So first we'll need to get the midpoint of the chord, get a perpendicular line to that midpoint, and extend it the length of the sagitta to get to that third point, but that's easy enough. I'll start given pt1 = (x1, y1) and pt2 = (x2, y2) as my two points on the circle and sagitta is the 'bulge depth' (i.e. the parameters you have):
# extract point coordinates
x1, y1 = pt1
x2, y2 = pt2
# find normal from midpoint, follow by length sagitta
n = np.array([y2 - y1, x1 - x2])
n_dist = np.sqrt(np.sum(n**2))
if np.isclose(n_dist, 0):
# catch error here, d(pt1, pt2) ~ 0
print('Error: The distance between pt1 and pt2 is too small.')
n = n/n_dist
x3, y3 = (np.array(pt1) + np.array(pt2))/2 + sagitta * n
Now we've got the third point on the circle. Note that the sagitta is just some length, so it could go either direction---if sagitta were negative, it'd go one direction from the chord, and if it were positive, it'd go the other direction. Not sure if this is how that distance is given to you or not.

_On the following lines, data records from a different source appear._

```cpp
extern "C" int tcar_splitk_reduce(const float* slabs, int splitk, int M, int N, int64_t ld, float* out, void* stream) {
  if (M <= 0 || N <= 0) return TCAR_OK;
  if ((N & 3) || (ld & 3) || !tcar_aligned16(slabs) || !tcar_aligned16(out)) return TCAR_E_ARG;
  long total = (long)M * (N >> 2);
  int blocks = (int)((total + 255) / 256);
  if (blocks > 2048) blocks = 2048;
// ... 5 lines not shown
```

session-based-news-recommendation_amd/csrc/query.hip:

```cpp
#include "tcar_common.h"

namespace {
constexpr int QS = 4;
constexpr int CT = 128, H1 = 256, H2 = 512;
struct QMlpArgs {
  const float* click; const float* w1; const float* b1; const float* w2; const float* b2;
  float* q1; float* q;
  int B;
  TcarSignal sig;
};
__device__ __forceinline__ void st4_wt(float* p, float4 v, bool write_through) {
  if (write_through) st4_sc1(p, v);
  else st4(p, v);
}

__global__ __launch_bounds__(512) void query_mlp_kernel(const QMlpArgs a) {
  extern __shared__ __attribute__((aligned(16))) float lds[];
  float* clk = lds;
  float* q1s = clk + QS * CT;
  float* part = q1s + QS * H1;
  const int t = threadIdx.x;
  const int b0 = blockIdx.x * QS;
  const bool wt = a.sig.cnt != nullptr;
  const int cg = t & 63, kq = t >> 6;
  float4 w[16];
#pragma unroll
  for (int j = 0; j < 16; ++j) w[j] = ld4(a.w1 + (long)(kq * 16 + j) * H1 + cg * 4);
  if (t < QS * CT / 4) {
    const int s = t >> 5, c = t & 31;
    st4(clk + s * CT + c * 4, b0 + s < a.B ? ld4(a.click + (long)(b0 + s) * CT + c * 4) : zero4());
  }
  __syncthreads();
  {
    float4 acc[QS];
#pragma unroll
    for (int s = 0; s < QS; ++s) acc[s] = zero4();
#pragma unroll
    for (int j4 = 0; j4 < 4; ++j4) {
#pragma unroll
      for (int s = 0; s < QS; ++s) {
        const float4 c = *reinterpret_cast<const float4*>(clk + s * CT + kq * 16 + j4 * 4);
        acc[s] = fma4(w[j4 * 4 + 0], c.x, acc[s]);
        acc[s] = fma4(w[j4 * 4 + 1], c.y, acc[s]);
        acc[s] = fma4(w[j4 * 4 + 2], c.z, acc[s]);
        acc[s] = fma4(w[j4 * 4 + 3], c.w, acc[s]);
      }
    }
#pragma unroll
    for (int s = 0; s < QS; ++s) st4(part + (kq * QS + s) * H1 + cg * 4, acc[s]);
  }
  __syncthreads();
  if (t < QS * 64) {
    const int s = t >> 6;
// ... 135 lines not shown
  }
  tcar_signal_done(a.sig);
}
}

extern "C" int tcar_query_mlp_bwd(const tcar_dims_t* d, int B, const float* dq, const float* q1, const float* q1_w, const float* q2_w,
                                  float* dq1, float* dclick, void* stream) {
  return tcar_query_mlp_bwd_o(d, B, dq, q1, q1_w, q2_w, dq1, dclick, stream, nullptr);
}
int tcar_query_mlp_bwd_o(const tcar_dims_t* d, int B, const float* dq, const float* q1, const float* q1_w, const float* q2_w, float* dq1,
                         float* dclick, void* stream, TcarOpt* o) {
  if (!d || d->ldh != H1 || d->ldt * 2 != CT || B <= 0) return TCAR_E_ARG;
  if (!q1_w || !dq1 || !dclick || !tcar_aligned16(q1_w) || !tcar_aligned16(dq1)) return TCAR_E_ARG;
  if (dq && (!q1 || !q2_w || !tcar_aligned16(dq) || !tcar_aligned16(q2_w))) return TCAR_E_ARG;
  QBwdArgs a{};
  a.dq = dq; a.q1 = q1; a.w1 = q1_w; a.w2 = q2_w; a.dq1 = dq1; a.dclick = dclick; a.B = B;
  a.sig = tcar_sig(o);
  TCAR_LAUNCH(query_mlp_bwd_kernel, dim3((unsigned)((B + QS - 1) / QS)), dim3(512), 0, (hipStream_t)stream, a);
  TCAR_CHECK_LAUNCH();
  return TCAR_OK;
}

namespace {
}

extern "C" int tcar_query_mlp(const tcar_dims_t* d, int B, const float* click_t, const float* q1_w, const float* q1_b,
                              const float* q2_w, const float* q2_b, float* q1, float* q, void* stream) {
  return tcar_query_mlp_o(d, B, click_t, q1_w, q1_b, q2_w, q2_b, q1, q, stream, nullptr);
}
int tcar_query_mlp_o(const tcar_dims_t* d, int B, const float* click_t, const float* q1_w, const float* q1_b, const float* q2_w,
                     const float* q2_b, float* q1, float* q, void* stream, TcarOpt* o) {
  if (!d || d->ldh != H1 || d->ldt * 2 != CT || B <= 0) return TCAR_E_ARG;
  if (!click_t || !q1_w || !q1_b || !q2_w || !q2_b || !q1 || !q) return TCAR_E_ARG;
  if (!tcar_aligned16(click_t) || !tcar_aligned16(q1_w) || !tcar_aligned16(q1_b) || !tcar_aligned16(q2_w) || !tcar_aligned16(q2_b) ||
      !tcar_aligned16(q1) || !tcar_aligned16(q))
    return TCAR_E_ARG;
  QMlpArgs a{};
  a.click = click_t; a.w1 = q1_w; a.b1 = q1_b; a.w2 = q2_w; a.b2 = q2_b; a.q1 = q1; a.q = q; a.B = B;
  a.sig = tcar_sig(o);
  constexpr size_t lds = (size_t)(QS * CT + QS * H1 + 4 * QS * H2) * sizeof(float);
  TCAR_SET_LDS_ONCE(query_mlp_kernel, lds);
  TCAR_LAUNCH(query_mlp_kernel, dim3((unsigned)((B + QS - 1) / QS)), dim3(512), lds, (hipStream_t)stream, a);
  TCAR_CHECK_LAUNCH();
  return TCAR_OK;
}
```

session-based-news-recommendation_amd/csrc/step.hip:

```cpp
#include "tcar_common.h"
#include "../../include/tcar_serve_shard.h"
#include "../../include/tcar_cand.h"
#include "../../include/tcar_retrieve.h"
#include <stdlib.h>

static int env_int(const char* name, int dflt) {
  const char* v = getenv(name);
  return (v && *v) ? atoi(v) : dflt;
}
namespace {
struct Switch { const char* name; int32_t TcarTuning::*field; int dflt; };
const Switch kSwitches[] = {
    {"TCAR_BF16_TILE", &TcarTuning::bf16_tile, 0},          {"TCAR_BF16_KS", &TcarTuning::bf16_ks, 2},
    {"TCAR_WGRAD_KS", &TcarTuning::wgrad_ks, 1536},         {"TCAR_GATHER_BIG_ROWS", &TcarTuning::gather_big_rows, 16384},
    {"TCAR_MHA_MFMA", &TcarTuning::mha_mfma, 1},            {"TCAR_SORT_SCATTER", &TcarTuning::sort_scatter, 1},
    {"TCAR_DET_SMALL", &TcarTuning::det_small, 1},          {"TCAR_FUSED_CE", &TcarTuning::fused_ce, 2},
    {"TCAR_ONEHOT_TIME", &TcarTuning::onehot_time, 2},      {"TCAR_FLAG_FORK", &TcarTuning::flag_fork, 4095},
    {"TCAR_CE_FOLD", &TcarTuning::ce_fold, 1024},           {"TCAR_PROJ_SPLIT_ROWS", &TcarTuning::proj_split_rows, 1024},
};
static_assert(sizeof(kSwitches) / sizeof(kSwitches[0]) == 12 && sizeof(TcarTuning) == 12 * sizeof(int32_t), "twelve switches, one table");
}
const TcarTuning& tcar_tuning() {
  static const TcarTuning t = [] {
    TcarTuning x{};
// ... 238 lines not shown
  return onehot_bwd(c, bt) && tn(c).fused_ce >= 2 && c->ce_rowscale && c->aps16h && c->ce_form && 2 * c->d.ldh / 64 <= TCAR_ANCHOR_COLS;
}
}

extern "C" int tcar_step_forward(const tcar_ctx_t* c, const tcar_batch_t* bt, int refresh_time, void* stream) {
  return forward_impl(c, bt, refresh_time, stream, -1.f, false);
}

namespace {
struct ScoreOut {
  void* p_hi; void* p_lo; float* tclip; bool done;
  const int32_t* label = nullptr; const float* E = nullptr; int64_t ldE = 0; bool anchor_done = false;
};
template <class Hook>
int session_forward(const tcar_ctx_t* c, const tcar_batch_t* bt, const Geo& g, void* stream, bool planes, int ei, Hook hook,
                    ScoreOut* so = nullptr, const tcar_ragged_t* rg = nullptr) {
  const int B = bt->B, BT = rg ? rg->R : bt->B * bt->T;
  tcar_tables_t tab;
  tables_of(c, tab);
  const int fmask = tn(c).flag_fork;
  hipStream_t sq = (g.ldh == 256 && g.ldt == 64 && c->stream3 && c->ev3 && fork_host(c) && ((fmask >> FK_GATHER) & 1) &&
                    ((fmask >> FK_QUERY) & 1))
                       ? (hipStream_t)c->stream3 : nullptr;
  TcarOpt og = opt_of(c);
  if (sq) og.sig = fork_arm(c, FK_GATHER);
  if (ei >= 0) (void)hipEventRecord((hipEvent_t)c->ev_start[4 * c->ev_n + ei], (hipStream_t)stream);
  RET(tcar_gather_clip_fwd_rg(&c->d, &tab, bt, rg, c->x_icp, c->x_pt, c->x_act, c->click_t, stream, &og));
  if (ei >= 0) (void)hipEventRecord((hipEvent_t)c->ev_stop[4 * c->ev_n + ei], (hipStream_t)stream);
  const bool qside = sq && fork_commit(c, FK_GATHER, og);
  if (qside) {
    RET(fork_go(c, FK_GATHER, (hipStream_t)stream, sq, c->ev3));
    TcarOpt oq = opt_of(c);
    oq.sig = fork_arm(c, FK_QUERY);
    RET(tcar_query_mlp_o(&c->d, B, c->click_t, W(c, TCAR_V_Q1_W), W(c, TCAR_V_Q1_B), W(c, TCAR_V_Q2_W), W(c, TCAR_V_Q2_B), c->q1,
                         c->q, (void*)sq, &oq));
    if (!fork_commit(c, FK_QUERY, oq)) return TCAR_E_LAUNCH;
  }
  const bool qfused = qside || (g.ldh == 256 && g.ldt == 64 && c->scoring != 0);
  if (qfused && !qside)
    RET(tcar_query_mlp(&c->d, B, c->click_t, W(c, TCAR_V_Q1_W), W(c, TCAR_V_Q1_B), W(c, TCAR_V_Q2_W), W(c, TCAR_V_Q2_B), c->q1,
                       c->q, stream));
  const float* x_c = c->x_icp + g.ldh;
  const int n1 = units(g.ic) + units(g.ldh) + units(g.ldt), n2 = units(g.pt) + units(g.ldh);
  const int64_t stride = (int64_t)BT * g.ldh;
  const bool split = c->scoring && c->proj_slabs && c->proj_slab_floats >= (n1 + n2) * stride;
  const bool psplit = split && BT <= tn(c).proj_split_rows;
  TcarOpt op = opt_of(c);
  if (psplit) {
    float* s1 = c->proj_slabs;
    float* s2 = c->proj_slabs + n1 * stride;
    tcar_gemm_desc_t p[6];
    p[0] = prob1(BT, g.ldh, c->x_icp, g.ic, W(c, TCAR_V_M_WIN), g.ldh, g.ic, s1, g.ldh, nullptr, 0, 0, units(g.ic));
    p[1] = prob1(BT, g.ldh, x_c, g.ic, W(c, TCAR_V_M_WC), g.ldh, g.ldh, s1 + units(g.ic) * stride, g.ldh, nullptr, 0, 0, units(g.ldh));
    p[2] = prob1(BT, g.ldh, c->x_act, g.ldt, W(c, TCAR_V_M_WINT), g.ldh, g.ldt, s1 + (units(g.ic) + units(g.ldh)) * stride, g.ldh,
                 nullptr, 0, 0, units(g.ldt));
    p[3] = prob1(BT, g.ldh, c->x_pt, g.pt, W(c, TCAR_V_S_WIN), g.ldh, g.pt, s2, g.ldh, nullptr, 0, 0, units(g.pt));
    p[4] = prob1(BT, g.ldh, x_c, g.ic, W(c, TCAR_V_S_WC), g.ldh, g.ldh, s2 + units(g.pt) * stride, g.ldh, nullptr, 0, 0, units(g.ldh));
    p[5] = prob1(B, g.ldh, c->click_t, g.ct, W(c, TCAR_V_Q1_W), g.ldh, g.ct, c->q1, g.ldh, W(c, TCAR_V_Q1_B), 1);
    if (ei >= 0) (void)hipEventRecord((hipEvent_t)c->ev_start[3 * c->ev_n + ei], (hipStream_t)stream);
    RET(hook(0, &op));
    RET(small_gemm(c, 0, qfused ? 5 : 6, p, stream, &op));
    if (ei >= 0) (void)hipEventRecord((hipEvent_t)c->ev_stop[3 * c->ev_n + ei], (hipStream_t)stream);
  } else {
    tcar_gemm_desc_t p[3];
    p[0] = prob(BT, g.ldh, c->pre1, g.ldh);
    seg(p[0], c->x_icp, g.ic, W(c, TCAR_V_M_WIN), g.ldh, g.ic);
    seg(p[0], x_c, g.ic, W(c, TCAR_V_M_WC), g.ldh, g.ldh);
    seg(p[0], c->x_act, g.ldt, W(c, TCAR_V_M_WINT), g.ldh, g.ldt);
    p[1] = prob(BT, g.ldh, c->pre2, g.ldh);
    seg(p[1], c->x_pt, g.pt, W(c, TCAR_V_S_WIN), g.ldh, g.pt);
    seg(p[1], x_c, g.ic, W(c, TCAR_V_S_WC), g.ldh, g.ldh);
    p[2] = prob1(B, g.ldh, c->click_t, g.ct, W(c, TCAR_V_Q1_W), g.ldh, g.ct, c->q1, g.ldh, W(c, TCAR_V_Q1_B), 1);
    if (ei >= 0) (void)hipEventRecord((hipEvent_t)c->ev_start[3 * c->ev_n + ei], (hipStream_t)stream);
    RET(hook(0, &op));
    RET(small_gemm(c, 0, qfused ? 2 : 3, p, stream, &op));
    if (ei >= 0) (void)hipEventRecord((hipEvent_t)c->ev_stop[3 * c->ev_n + ei], (hipStream_t)stream);
  }
  RET(hook(1, &op));
  const TcarWait wq{};
  if (qside) {
    RET(fork_go(c, FK_QUERY, sq, (hipStream_t)stream, c->ev3));
  } else if (!qside && !qfused) {
    tcar_gemm_desc_t p = prob1(B, g.ic, c->q1, g.ldh, W(c, TCAR_V_Q2_W), g.ic, g.ldh, c->q, g.ic, W(c, TCAR_V_Q2_B), 2);
    RET(small_gemm(c, 0, 1, &p, stream));
  }
  RET(hook(2, &op));
  if (rg && psplit)
    RET(tcar_attn_pool_fwd_slabs_ragged(&c->d, B, rg, c->x_icp, c->x_pt, c->proj_slabs, n1, c->proj_slabs + n1 * stride, n2, stride,
                                        c->pre1, c->pre2, c->q, W(c, TCAR_V_M_WRES), W(c, TCAR_V_S_WRES), c->pooled, c->alpha, stream));
  else if (rg)
    RET(tcar_attn_pool_fwd_ragged(&c->d, B, rg, c->x_icp, c->x_pt, c->pre1, c->pre2, c->q, W(c, TCAR_V_M_WRES), W(c, TCAR_V_S_WRES),
                                  c->pooled, c->alpha, stream));
  else if (psplit)
    RET(tcar_attn_pool_fwd_slabs_w(&c->d, B, bt->T, c->x_icp, c->x_pt, c->proj_slabs, n1, c->proj_slabs + n1 * stride, n2, stride,
                                   c->pre1, c->pre2, c->q, W(c, TCAR_V_M_WRES), W(c, TCAR_V_S_WRES), c->pooled, c->alpha, stream, wq));
  else
    RET(tcar_attn_pool_fwd(&c->d, B, bt->T, c->x_icp, c->x_pt, c->pre1, c->pre2, c->q, W(c, TCAR_V_M_WRES),
                           W(c, TCAR_V_S_WRES), c->pooled, c->alpha, stream));
// ... 1163 lines not shown
```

Then we can simply use determinants to solve for the radius and center.
# calculate the circle from three points
# see https://math.stackexchange.com/a/1460096/246399
A = np.array([
[x1**2 + y1**2, x1, y1, 1],
[x2**2 + y2**2, x2, y2, 1],
[x3**2 + y3**2, x3, y3, 1]])
M11 = np.linalg.det(A[:, (1, 2, 3)])
M12 = np.linalg.det(A[:, (0, 2, 3)])
M13 = np.linalg.det(A[:, (0, 1, 3)])
M14 = np.linalg.det(A[:, (0, 1, 2)])
if np.isclose(M11, 0):
# catch error here, the points are collinear (sagitta ~ 0)
print('Error: The third point is collinear.')
cx = 0.5 * M12/M11
cy = -0.5 * M13/M11
radius = np.sqrt(cx**2 + cy**2 + M14/M11)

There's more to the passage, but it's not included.